3.7 Mémoire et conscience et passé

Dans ma propre expérience d’évaluation neuropsychologique auprès de personnes âgées diagnostiquées démentes, j’ai toujours été interrogé par les manifestations confabulatoires de ces patients. J’ai appris alors, notamment dans mes lieux de stage, que par définition, la confabulation est un symptôme que l’on observe davantage chez les patients amnésiques (dans le syndrome de Korsakoff, le traumatisme cranio-cérébral, les lésions du lobe frontal, dans la démence, etc.). Ces patients sont décrits comme inconscients de leur déficit de mémoire. Le contenu de la confabulation peut varier considérablement en actions et en affirmations verbales a priori incohérentes avec l’histoire du sujet, et produites de manière non intentionnelle. La confabulation concerne souvent le récit d’événements autobiographiques réels, mais déformés, ou bien racontés de façon « décalés » dans le temps et dans l’espace.

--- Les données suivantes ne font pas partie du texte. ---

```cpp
int kp1_mlp_adam_step(kp1_mlp* m, float* params, float* grad, float* exp_avg, float* exp_avg_sq, float lr, float eps,
                      float max_grad_norm, int32_t step, int32_t flags, void* stream);

int kp1_mlp_anchor_loss_grad(kp1_mlp* m, const float* obs, int32_t obs_stride, const int64_t* idx, int32_t n, const float* teacher_actions,
                             float loss_weight, float* grad_out, float* loss_out, void* stream);

int kp1_mlp_anchor_adam_step(kp1_mlp* m, float* params, float* grad, float* exp_avg, float* exp_avg_sq, float lr, float eps,
                             float max_grad_norm, int32_t step, void* stream);

int kp1_mlp_placement_check(int32_t device, int32_t n_rows, int32_t* out, void* stream);
int kp1_mlp_time_kernels(kp1_mlp* m, const float* obs, int32_t obs_stride, int32_t n, int32_t iters, float* out_ms, double* out_flops,
                         void* stream);

int kp1_set_obs_stride(kp1_env* env, int32_t stride);

#ifdef __cplusplus
}
#endif
#endif
```

### rl_brain_trainer_amd/csrc/kp1_mlp.hip

```cpp
#include <hip/hip_runtime.h>
#include <hip/hip_ext.h>

#include <cmath>
#include <cstddef>
#include <cstdlib>
#include <cstring>
#include <vector>

#include "../../include/kp1_ppo.h"
#include "kp1_device.hpp"
#include "kp1_host.hpp"

using kp1::fail;
using namespace kp1;

typedef float f32x16 __attribute__((ext_vector_type(16)));
typedef float f32x4 __attribute__((ext_vector_type(4)));

namespace {

constexpr int ACT = KP1_MLP_ACT, HEADS = 8;
constexpr float LOG_SQRT_2PI = 0.9189385332046727f;

enum { EPI_BIAS_TANH = 0, EPI_DTANH = 1 };
// ... 818 lines not shown
  } else if (i < L.a_w) {
    r.p = a.hpart + 9 * Hp + (i - L.v_b2);
  } else if (i < L.a_b) {
    const int64_t e = i - L.a_w;
    r.p = a.hpart + (e / H) * Hp + e % H;
  } else if (i < L.c_w) {
    r.p = a.hpart + 10 * Hp + (i - L.a_b);
  } else if (i < L.c_b) {
    r.p = a.hpart + 7 * Hp + (i - L.c_w);
  } else {
    r.p = a.hpart + 10 * Hp + 7;
  }
  return r;
}

__host__ __device__ inline int64_t finalize_wide_count(const ParamLayout& L) { return ACT + 4 * (int64_t)L.H + (L.total - L.a_w); }
__device__ __forceinline__ int64_t finalize_wide_index(const ParamLayout& L, int64_t e) {
  const int H = L.H;
  if (e < ACT) return L.log_std + e;
  e -= ACT;
  if (e < H) return L.p_b1 + e;
  e -= H;
  if (e < H) return L.p_b2 + e;
  e -= H;
  if (e < H) return L.v_b1 + e;
  e -= H;
  if (e < H) return L.v_b2 + e;
  e -= H;
  return L.a_w + e;
}

__host__ __device__ inline int64_t finalize_vec_items(const ParamLayout& L) { return 2 * ((int64_t)L.H * L.H / 4 + (int64_t)L.H * L.IN / 4); }

template <bool POP = false>
__global__ void __launch_bounds__(256) grad_finalize_kernel(const FinalizeArgs a_, int n_main) {
  const FinalizeArgs a = POP ? finalize_args_replica(a_, blockIdx.y) : a_;
  const ParamLayout& L = a.L;
  __shared__ double sq[4];
  __shared__ float red[8][32];
  float gval = 0.f;
  double gsq = 0.0;
  if ((int)blockIdx.x < n_main) {
    const int64_t j = (int64_t)(blockIdx.x * 256u + threadIdx.x);
    const int64_t per2 = (int64_t)L.H * L.H / 4, per1 = (int64_t)L.H * L.IN / 4;
    if (j < 2 * (per2 + per1)) {
      const float* src;
      int64_t stride, dst;
      int n;
      if (j < 2 * per2) {
        const int net = j >= per2;
        const unsigned rem = (unsigned)(j - net * per2), q4 = (unsigned)(L.H / 4), row = rem / q4, c4 = rem - row * q4;
        src = a.slab2 + net * a.s2_net + (int64_t)row * a.s2_ld + 4 * c4;
        stride = a.s2_chunk; n = a.s2_n;
        dst = (net ? L.v_w2 : L.p_w2) + (int64_t)row * L.H + 4 * c4;
      } else {
        const int64_t k = j - 2 * per2;
        const int net = k >= per1;
        const unsigned rem = (unsigned)(k - net * per1), q4 = (unsigned)(L.IN / 4), row = rem / q4, c4 = rem - row * q4;
        src = a.slab1 + net * a.s1_net + (int64_t)row * a.s1_ld + 4 * c4;
        stride = a.s1_chunk; n = a.s1_n;
        dst = (net ? L.v_w1 : L.p_w1) + (int64_t)row * L.IN + 4 * c4;
      }
      f32x4 s = {0.f, 0.f, 0.f, 0.f};
      int c = 0;
      for (; c + 32 <= n; c += 32) {
        f32x4 v[32];
#pragma unroll
        for (int u = 0; u < 32; ++u) v[u] = *reinterpret_cast<const f32x4*>(src + (int64_t)(c + u) * stride);
#pragma unroll
        for (int u = 0; u < 32; ++u) s += v[u];
      }
      for (; c + 16 <= n; c += 16) {
        f32x4 v[16];
#pragma unroll
        for (int u = 0; u < 16; ++u) v[u] = *reinterpret_cast<const f32x4*>(src + (int64_t)(c + u) * stride);
#pragma unroll
        for (int u = 0; u < 16; ++u) s += v[u];
      }
      for (; c + 8 <= n; c += 8) {
        f32x4 v[8];
#pragma unroll
        for (int u = 0; u < 8; ++u) v[u] = *reinterpret_cast<const f32x4*>(src + (int64_t)(c + u) * stride);
#pragma unroll
        for (int u = 0; u < 8; ++u) s += v[u];
      }
      for (; c < n; ++c) s += *reinterpret_cast<const f32x4*>(src + (int64_t)c * stride);
#pragma unroll
      for (int q = 0; q < 4; ++q) {
        a.grad[dst + q] = s[q];
        gsq += (double)s[q] * (double)s[q];
      }
    }
    if (a.step_counter && blockIdx.x == 0 && threadIdx.x == 0) *a.step_counter += 1;
    if (a.stats && blockIdx.x == 0 && threadIdx.x == 3) {
      float ent = 0.f;
      for (int k = 0; k < ACT; ++k) ent += 0.5f + LOG_SQRT_2PI + a.log_std[k];
      a.stats[2] += ent;
    }
  } else {
    const int64_t n_wide = finalize_wide_count(L);
    const int el = threadIdx.x & 31, strand = threadIdx.x >> 5;
    const int64_t e = (int64_t)(blockIdx.x - n_main) * 32 + el;
    const bool is_grad = e < n_wide, is_stat = !is_grad && e < n_wide + 3;
    PartialSrc s{};
    int64_t flat = 0;
    if (is_grad) {
      flat = finalize_wide_index(L, e);
      s = finalize_source(a, flat);
    } else if (is_stat) {
      s.p = a.hpart + 10 * L.Hp + 15 + (e - n_wide);
      s.stride = a.h_stride; s.n = a.h_n; s.add = 0.f;
    }
    float part = 0.f;
    if (is_grad || is_stat) {
      int c = strand;
      for (; c + 8 * 31 < s.n; c += 8 * 32) {
        float v[32];
#pragma unroll
        for (int u = 0; u < 32; ++u) v[u] = s.p[(int64_t)(c + 8 * u) * s.stride];
#pragma unroll
        for (int u = 0; u < 32; ++u) part += v[u];
      }
      for (; c < s.n; c += 8) part += s.p[(int64_t)c * s.stride];
    }
    red[strand][el] = part;
    __syncthreads();
    if (threadIdx.x < 32) {
      float t = red[0][el];
#pragma unroll
      for (int k = 1; k < 8; ++k) t += red[k][el];
      if (is_grad) {
        gval = t + s.add;
        a.grad[flat] = gval;
      } else if (is_stat && a.stats) {
        const int k = (int)(e - n_wide);
        a.stats[k == 2 ? 3 : k] += t * a.inv_count;
      }
    }
  }
  double w = gsq + (double)gval * (double)gval;
  for (int off = 32; off > 0; off >>= 1) w += __shfl_xor(w, off);
  if ((threadIdx.x & 63) == 0) sq[threadIdx.x >> 6] = w;
  __syncthreads();
  if (threadIdx.x == 0) a.sumsq[blockIdx.x] = ((sq[0] + sq[1]) + sq[2]) + sq[3];
}

template <bool POP = false>
__global__ void __launch_bounds__(256) sumsq_partials_kernel(const float* __restrict__ g, int64_t n, double* __restrict__ partials, unsigned r_partials) {
  __shared__ double s[256];
  if constexpr (POP) {
    g += blockIdx.y * (unsigned)n;
    partials += blockIdx.y * r_partials;
  }
  double a = 0.0;
  for (int64_t i = (int64_t)blockIdx.x * 256 + threadIdx.x; i < n; i += (int64_t)gridDim.x * 256) a += (double)g[i] * (double)g[i];
  s[threadIdx.x] = a;
  __syncthreads();
  for (int k = 128; k > 0; k >>= 1) {
    if (threadIdx.x < k) s[threadIdx.x] += s[threadIdx.x + k];
    __syncthreads();
  }
  if (threadIdx.x == 0) partials[blockIdx.x] = s[0];
}

constexpr int ADAM_BLOCK = 256, VEC = 1;
template <bool POP = false>
__global__ void __launch_bounds__(ADAM_BLOCK) adam_kernel(float* __restrict__ p, float* __restrict__ g, float* __restrict__ m, float* __restrict__ v,
                                                   int64_t n, const double* __restrict__ partials, int n_partials, float lr, float eps, float max_norm,
                                                   float bc1, float bc2_sqrt, const ParamLayout L, const Packed k_, int zero_grad,
                                                   const int* __restrict__ step_counter, int host_step, const int* __restrict__ actor_extra,
                                                   unsigned r_partials, const float* __restrict__ hparams) {
// ... 253 lines not shown
    m[i] = mn; v[i] = vn; p[i] = pn;
    pack_one(i, pn, L, k);
  }
}

__global__ void anchor_count_kernel(int* __restrict__ actor_extra) { *actor_extra += 1; }

#include "kp1_env_step.inc"
#include "kp1_eval_step.inc"
#include "kp1_mlp_tile.inc"
#include "kp1_mlp_fused.inc"

}

struct kp1_mlp {
  int device = 0, H = 0, Hp = 0, max_batch = 0;
  int K = 1;
  ParamLayout L;
  Packed k{};
  float* h1 = nullptr;
  float* h2 = nullptr;
  float* dz2 = nullptr;
  float* dz1 = nullptr;
  float* xf = nullptr;
  int bf16x3 = 0;
  unsigned short* sp_h1 = nullptr; unsigned short* sp_dz2 = nullptr; unsigned short* sp_dz1 = nullptr; unsigned short* sp_xf = nullptr;
  double* partials = nullptr;
  double* anchor_partials = nullptr;
  float* slab = nullptr;
  float* slab1 = nullptr;
  float* bslab = nullptr;
  float* hpart = nullptr;
  int n_finalize_blocks = 0;
  int* step_dev = nullptr;
  float* hparams_dev = nullptr;
  bool hparams_on = false;
  int last_s2_n = 0, last_s1_n = 0;
  int fused = 1;
  const float* last_params = nullptr;
  bool slab_stale = false;
  std::vector<void*> allocs;
  int profile = 0;
  struct ProfPair { hipEvent_t a, b; };
  std::vector<ProfPair> prof[KP1_MLP_PROFILE_SLOTS];
  int prof_used[KP1_MLP_PROFILE_SLOTS] = {0, 0, 0, 0};
};

namespace {
struct ProfSlotInFlight { hipEvent_t a = nullptr, b = nullptr; bool attached = false; };
thread_local ProfSlotInFlight tl_prof;

struct ProfScope {
  kp1_mlp* m; int slot; hipStream_t stream; bool on;
  ProfScope(kp1_mlp* m_, int slot_, hipStream_t s_) : m(m_), slot(slot_), stream(s_), on(m_->profile != 0) {
    if (!on) return;
    auto& v = m->prof[slot];
    if (m->prof_used[slot] >= (int)v.size()) {
      kp1_mlp::ProfPair p{};
      if (hipEventCreate(&p.a) != hipSuccess || hipEventCreate(&p.b) != hipSuccess) { on = false; return; }
      v.push_back(p);
    }
    tl_prof.a = v[m->prof_used[slot]].a;
    tl_prof.b = v[m->prof_used[slot]].b;
    tl_prof.attached = false;
  }
  ~ProfScope() {
    if (!on) return;
    if (!tl_prof.attached) {
      (void)hipEventRecord(tl_prof.a, stream);
      (void)hipEventRecord(tl_prof.b, stream);
    }
    tl_prof = ProfSlotInFlight{};
    m->prof_used[slot] += 1;
  }
};

#define KP1_LAUNCH(kernel, grid, block, bytes, stream, ...)                                                        \
  do {                                                                                                             \
    if (tl_prof.a != nullptr && !tl_prof.attached) {                                                               \
      tl_prof.attached = true;                                                                                     \
      hipExtLaunchKernelGGL(kernel, grid, block, bytes, stream, tl_prof.a, tl_prof.b, 0, __VA_ARGS__);             \
    } else {                                                                                                       \
      hipLaunchKernelGGL(kernel, grid, block, bytes, stream, __VA_ARGS__);                                         \
    }                                                                                                              \
  } while (0)
}

namespace {

constexpr int N_PARTIALS = 128;
constexpr int ANCHOR_PARTIALS = 256;
constexpr int PARTIALS_STRIDE = 2 * N_PARTIALS + 2048;
constexpr int TN_SPLIT2 = 8, TN_SPLIT1 = 16;

int tn_chunk_rows(int n, int tiles) {
  int chunks = (256 + tiles - 1) / tiles;
  if (chunks > 64) chunks = 64;
  if (chunks < 1) chunks = 1;
  int rows = (n + chunks - 1) / chunks;
  rows = (rows + 63) / 64 * 64;
  return rows < 64 ? 64 : rows;
}

int mlp_check_device(const kp1_mlp* m) {
  HIP_TRY(hipSetDevice(m->device));
  return KP1_OK;
}

constexpr size_t TN_LDS_BYTES = sizeof(float) * 2 * 2 * 64 * (128 + 4);

template <int BN, int EPI, int K, bool POP = false>
int launch_nt_inst(const GemmNT& g, hipStream_t stream) {
  constexpr int NTH = BN == 256 ? 512 : 256;
  constexpr int BM = 64;
  constexpr int BKS = 32;
  size_t bytes = sizeof(float) * (BM * (size_t)(K + 4) + 2 * (size_t)BN * (BKS + 4));
  const size_t epi = sizeof(float) * (BM * (size_t)(BN + 4) + (size_t)(NTH / (BN / 4)) * BN);
  if (epi > bytes) bytes = epi;
  HIP_TRY(hipFuncSetAttribute((const void*)gemm_nt_kernel<BN, EPI, K, NTH, BM, BKS, POP>, hipFuncAttributeMaxDynamicSharedMemorySize, (int)bytes));
  hipLaunchKernelGGL((gemm_nt_kernel<BN, EPI, K, NTH, BM, BKS, POP>), dim3((g.M + BM - 1) / BM, g.N / BN, POP ? 2 * g.reps : 2), dim3(NTH), bytes, stream, g);
  return KP1_OK;
}
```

La confabulation est liée, dans la pathologie, aux troubles mnésiques. L’hypothèse faite, alors, était celle de combler un vide à l’occasion du trou de mémoire (hypothèse du « gap-filling »). Mais, certaines études montrent que les patients ne font pas forcément de confabulation au moment des trous de mémoire (G. DallaBarba, A.M. Ergis, 1995). D’autres auteurs pensent que la confabulation doit être rapportée au « contrôle de la réalité » ; ce dernier se fait à partir des caractéristiques de l’information reliées au processus de jugement qui permet de dire si un événement est réel ou imaginé.

Cependant, comment décider si l’information « récupérée » provient du monde « extérieur » ou du monde « intérieur » ? De la perception ou de l’imagination ? Et si les processus de jugement sont en cause, qu’en est-il de la conscience ? Les confabulations ne sont possibles qu’à partir d’informations « restantes », qu’en est-il du contenu de ces confabulations ? La confabulation a un rapport avec la mémoire, il paraît donc intéressant de s’interroger sur les liens avec la conscience. Est-ce que la confabulation qui perturbe la mémoire a aussi une influence sur la perturbation de la conscience ? Serait-ce une conscience perturbée ou pathologique du passé vécu? Quel est le rapport de la conscience avec ce passé ? Quels seraient les fondements d’une conscience comme une dimension complètement passive des informations reçues ou complètement distinctes du phénomène de la mémoire ?

L’approche neuropsychologique manque à intégrer une théorie psychologique du souvenir qui comprend une idée cohérente de la conscience et de ses différents rapports avec le passé.